WHAT IS EXPECTED
Go through the entries below and work out how many lines include "ensure"; give only that number.

GIVEN RECORDS

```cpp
int line_candidates(trx_handle *h, const trx_static *s, const LinePrep &Q)
{
  const int64_t n = Q.n; const LinesDev &L = h->L;
  h->ncand = -1;
  if (!(h->ninrange > 4096 && s->niso > 0)) return TRX_OK;
  const MinMax<double> e = parallel_minmax<double>(n, Q.nth, HUGE_VAL, -HUGE_VAL, [&](int64_t i, bool &use) { use = Q.inr[i]; return s->elow[i]; });
  CandGeom Gm{};
  Gm.e_min = e.lo; Gm.e_scale = e.hi > e.lo ? kCandGrid / (e.hi - e.lo) : 0.0;
  Gm.w_min = Q.wn0;  Gm.w_scale = Q.own_last > Q.wn0 ? kCandGrid / (Q.own_last - Q.wn0) : 0.0;
  const int cap = (int)std::max<int64_t>(4096, n / 8);
  DevBuf d_M, d_n;
  const size_t mbytes = sizeof(unsigned long long) * (size_t)s->niso * kCandGrid * kCandGrid;
  int rc;
  if ((rc = ensure(h, d_M, mbytes)) || (rc = ensure(h, d_n, sizeof(int))) || (rc = ensure(h, h->d_cand, sizeof(int32_t) * (size_t)cap))) return rc;
  HIPCHK(h, hipMemsetAsync(d_M.p, 0, mbytes, h->stream));
  HIPCHK(h, hipMemsetAsync(d_n.p, 0, sizeof(int), h->stream));
  const unsigned nb = (unsigned)((n + 255) / 256);
  hipLaunchKernelGGL(k_cand_cellmax, dim3(nb), dim3(256), 0, h->stream, (long long)n, L.wavn, L.elow, L.gf, L.iso, L.inrange, Gm, d_M.as<unsigned long long>());
  hipLaunchKernelGGL(k_cand_prefix, dim3((unsigned)s->niso), dim3(kCandGrid), 0, h->stream, d_M.as<unsigned long long>());
  hipLaunchKernelGGL(k_cand_select, dim3(nb), dim3(256), 0, h->stream, (long long)n, L.wavn, L.elow, L.gf, L.iso, L.inrange, Gm,
                     d_M.as<unsigned long long>(), h->d_cand.as<int32_t>(), d_n.as<int>(), cap);
  int nc = 0;
  HIPCHK(h, hipMemcpyAsync(&nc, d_n.p, sizeof(int), hipMemcpyDeviceToHost, h->stream));
  HIPCHK(h, hipStreamSynchronize(h->stream));
  HIPCHK(h, hipGetLastError());
  if (!(nc > 0 && nc <= cap)) return TRX_OK;
  h->ncand = nc;
  if ((rc = ensure(h, h->d_candrec, sizeof(CandLine) * (size_t)nc))) return rc;
  hipLaunchKernelGGL(k_cand_pack, dim3((unsigned)((nc + 255) / 256)), dim3(256), 0, h->stream, nc, h->d_cand.as<int32_t>(),
                     L.wavn, L.elow, L.gf, L.iso, L.inrange, h->d_candrec.as<CandLine>());
  HIPCHK(h, hipStreamSynchronize(h->stream));
  return TRX_OK;
}

int prepare_lines(trx_handle *h, const trx_static *s)
{
  LinePrep Q;
  const int64_t n = Q.n = s->nlines;
  Q.nth = create_threads();
  Q.wn0 = s->wn_i; Q.odwn = s->wn_d / s->osamp; Q.own_last = Q.wn0 + (double)(s->nown - 1) * Q.odwn;
  if (n > 2000000000LL) return fail(h, TRX_E_UNSUPPORTED, "more than 2^31 lines per handle");
  int rc_raw = TRX_OK;
  std::thread raw_up([&]() {
    (void)hipSetDevice(h->device);
    if ((rc_raw = upload_raw(h, h->d_elow, s->elow, (size_t)n)) || (rc_raw = upload_raw(h, h->d_gf, s->gf, (size_t)n)) ||
        (rc_raw = upload_raw(h, h->d_iso, s->isoid, (size_t)n))) return;
  });
  struct Joiner { std::thread &t; ~Joiner() { if (t.joinable()) t.join(); } } raw_join{raw_up};
  int rc;
  if ((rc = line_wavenumbers(h, s, Q)) || (rc = check_line_order(h, s, Q)) || (rc = group_and_check(h, s, Q))) return rc;
// ... 435 lines not shown

template <int NB>
void launch_walk(const WalkArgs &A, bool prof, unsigned nwaves, hipStream_t st)
{
  const dim3 grid((nwaves + kWalkWaves - 1) / kWalkWaves), block(64 * kWalkWaves);
  if (prof) hipLaunchKernelGGL((k_line_walk<NB, true>), grid, block, 0, st, A);
  else if constexpr (NB >= 8) {
    if (A.nc <= 32) hipLaunchKernelGGL((k_line_walk<NB, false, 2>), grid, block, 0, st, A);
    else            hipLaunchKernelGGL((k_line_walk<NB, false>), grid, block, 0, st, A);
  }
  else      hipLaunchKernelGGL((k_line_walk<NB, false>), grid, block, 0, st, A);
}

struct PendingCombine {
  bool valid = false;
  CombineArgs C{}; hipStream_t sc = nullptr; hipEvent_t ev_walk = nullptr, ev_done = nullptr; bool cross = false;
};

int launch_combine(trx_handle *h, PendingCombine &pc, Spans *sp)
{
  if (!pc.valid) return TRX_OK;
  pc.valid = false;
  if (pc.cross) HIPCHK(h, hipStreamWaitEvent(pc.sc, pc.ev_walk, 0));
  if (sp && sp->begin(Spans::kAccum, pc.sc)) return fail(h, TRX_E_HIP, "event");
  hipLaunchKernelGGL(k_walk_combine, dim3((unsigned)((h->nsh + kCombineBins - 1) / kCombineBins)), dim3(64 * kCombineBins), 0, pc.sc, pc.C);
  if (sp && sp->end(pc.sc)) return fail(h, TRX_E_HIP, "event");
  if (pc.cross && pc.ev_done) HIPCHK(h, hipEventRecord(pc.ev_done, pc.sc));
  return TRX_OK;
}

int walk_chunk(trx_handle *h, const LayerDev &Y, const double *d_wcut, int nb, int r_top, int nc, const SweepMode &M, Spans *sp,
               int parity, hipStream_t st_comb, hipEvent_t ev_walk, hipEvent_t ev_reuse = nullptr, hipEvent_t ev_done = nullptr,
               PendingCombine *defer = nullptr ,
               int *form_out = nullptr )
{
  hipStream_t st = M.st ? M.st : h->stream;
  WalkPlan P{}; trx_handle::Plan *pl = nullptr;
  int rc = walk_plan(h, nb, st, P, pl);
  if (rc) return rc;
  DevBuf &part = h->d_part[parity & 1];
  if (!M.permol) { h->stats.walk_steps++; h->stats.walk_records += pl->records; h->stats.walk_record_lanes += pl->records * nc; }
  const size_t pbytes = sizeof(double) * kWalkLayers * (size_t)std::max<int64_t>(pl->records, 1);
  if (part.bytes < pbytes) {
    HIPCHK(h, hipStreamSynchronize(st));
    HIPCHK(h, hipStreamSynchronize(h->stream4));
    if ((rc = ensure(h, part, pbytes))) return rc;
  }
  if (ev_reuse) HIPCHK(h, hipStreamWaitEvent(st, ev_reuse, 0));
  WalkArgs A{};
  A.lines = h->d_walk.as<WalkLine>(); A.rinfo = h->d_rinfo.as<RangeInfo>(); A.gfirst = h->d_gfirst.as<int32_t>(); A.gcount = h->d_gcount.as<int32_t>();
  A.gblock = h->d_gblock.as<int32_t>(); A.P = P;
  A.niso = h->niso; A.nlor = h->nlor; A.ndop = h->ndop; A.osamp = h->osamp; A.lo = h->lo; A.hi = h->hi;
  A.wn_i = h->wn_i; A.odwn = h->odwn; A.range_reach = h->sw.range_reach && h->psize_mono;
  A.r_top = r_top; A.nc = nc; A.Y = Y; A.wcut = d_wcut; A.kmax = M.d_kmax; A.ethresh = M.ethresh;
  A.nmx = M.nmx; A.iso_mx = M.d_iso_mx; A.permol = M.permol; A.sticky_idop = M.d_sticky;
  A.dthr = h->d_dopthr.as<double>(); A.e2tab = h->d_e2tab.as<double>();
  A.psize = h->d_psize.as<int32_t>(); A.poff = h->d_poff.as<long long>();
  A.table = h->tab; A.zero_index = h->tab_n;
  A.tabw = h->tabW; A.walkprof = h->d_walkprof.as<WalkProfile>();
  A.tabw32 = h->tabW32; A.wp32 = h->tabW32 ? h->d_wp32.as<uint32_t>() : nullptr; A.slab32 = h->slab32;
  A.xcd_map = h->sw.xcd_map & 2;
  A.part = part.as<double>(); A.counters = M.prof ? h->d_counters.as<unsigned long long>() : nullptr;
  A.flags = h->d_flags.as<int>(); A.last = M.skip_done ? h->d_last.as<int>() : nullptr; A.eager = M.eager;
  unsigned nw = (unsigned)h->nwaves;
  A.nseg = 0;
  if (h->windowed() && h->niso <= kWalkSegs && nw > 0) {
    const int Rc = nb / 2 - 1;
    const long long klo = std::max<long long>(0, h->lo - Rc - 1), khi = std::min<long long>(h->nwn - 1, h->hi - 1 + Rc);
    int cum = 0, ns = 0;
    for (int b = 0; b < h->niso; b++) {
      const int gb0 = h->h_gblock[b], gb1 = h->h_gblock[b + 1];
      if (gb0 == gb1) continue;
      const int32_t *cg = &h->h_cntge[(size_t)b * (h->nwn + 1)];
      const int ga = cg[khi + 1], gz = h->lo - Rc - 1 <= 0 ? gb1 - gb0 : cg[klo];
      const int wa = h->h_wbase[b] + ga / h->ngw, wz = h->h_wbase[b] + (gz + h->ngw - 1) / h->ngw;
      if (wz <= wa) continue;
      A.seg_w0[ns] = wa; A.seg_cum[ns] = cum; cum += wz - wa; ns++;
    }
    A.seg_cum[ns] = cum; A.nseg = ns;
    nw = (unsigned)cum;
    if (ns == 0) { A.nseg = 1; A.seg_w0[0] = 0; A.seg_cum[0] = 0; A.seg_cum[1] = 0; }
  }
  const bool lanes_prod = nw > 0 && A.tabw != nullptr && nb >= 8 && nc <= kLanesMaxLayers && h->sw.lanes_walk &&
                          h->max_gcount <= kLanesMaxGroup && (h->ngroups >= 8 * h->nwn || h->sw.lanes_force);
  const bool packed_prod = !lanes_prod && nw > 0 && A.tabw != nullptr && nc <= h->sw.packed_max_layers && h->sw.packed_walk;
  const bool lanes = lanes_prod && !M.prof, packed = packed_prod && !M.prof;
  const int form_prod = lanes_prod ? 1 : packed_prod ? 2 : 0, form = lanes ? 1 : packed ? 2 : 0;
  if (form_out) *form_out = form_prod;
  if (!M.permol) { h->stats.walk_form_steps[form_prod]++; h->stats.walk_form_layers[form_prod] += nc; h->stats.walk_form_record_lanes[form_prod] += pl->records * nc; }
  if (sp && sp->begin(form == 1 ? Spans::kWalkLanes : form == 2 ? Spans::kWalkPacked : Spans::kWalk, st)) return fail(h, TRX_E_HIP, "event");
  if (lanes) {
    LanesExtra X{h->d_linebase.as<double>()};
    A.xcd_map = h->sw.xcd_map & 1;
    if (log_sink().fn && log_sink().max_level >= TRX_LOG_DEBUG)
      log_msg(TRX_LOG_DEBUG, "walk: lanes = lines, " + std::to_string(nc) + " layers, " + std::to_string(nb) + "-bin frames, " +
                             std::to_string(lanes_parts(nc, h->sw.lanes_parts_most)) + " lanes per layer");
    const dim3 grid((nw + kLanesWaves - 1) / kLanesWaves), block(64 * kLanesWaves);
    const size_t lds = lanes_lds_bytes(nc, h->ndop);
    const int parts = lanes_parts(nc, h->sw.lanes_parts_most);
    if (nb == 8) {
      if (parts == 4)      hipLaunchKernelGGL((k_line_walk_lanes<8, 5, 4>), grid, block, lds, st, A, X);
      else if (parts == 3) hipLaunchKernelGGL((k_line_walk_lanes<8, 5, 3>), grid, block, lds, st, A, X);
      else                 hipLaunchKernelGGL((k_line_walk_lanes<8, 5, 2>), grid, block, lds, st, A, X);
    } else {
      if (parts == 4)      hipLaunchKernelGGL((k_line_walk_lanes<16, 2, 4>), grid, block, lds, st, A, X);
      else if (parts == 3) hipLaunchKernelGGL((k_line_walk_lanes<16, 2, 3>), grid, block, lds, st, A, X);
// ... 1975 lines not shown
```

WRITTEN REPLY
3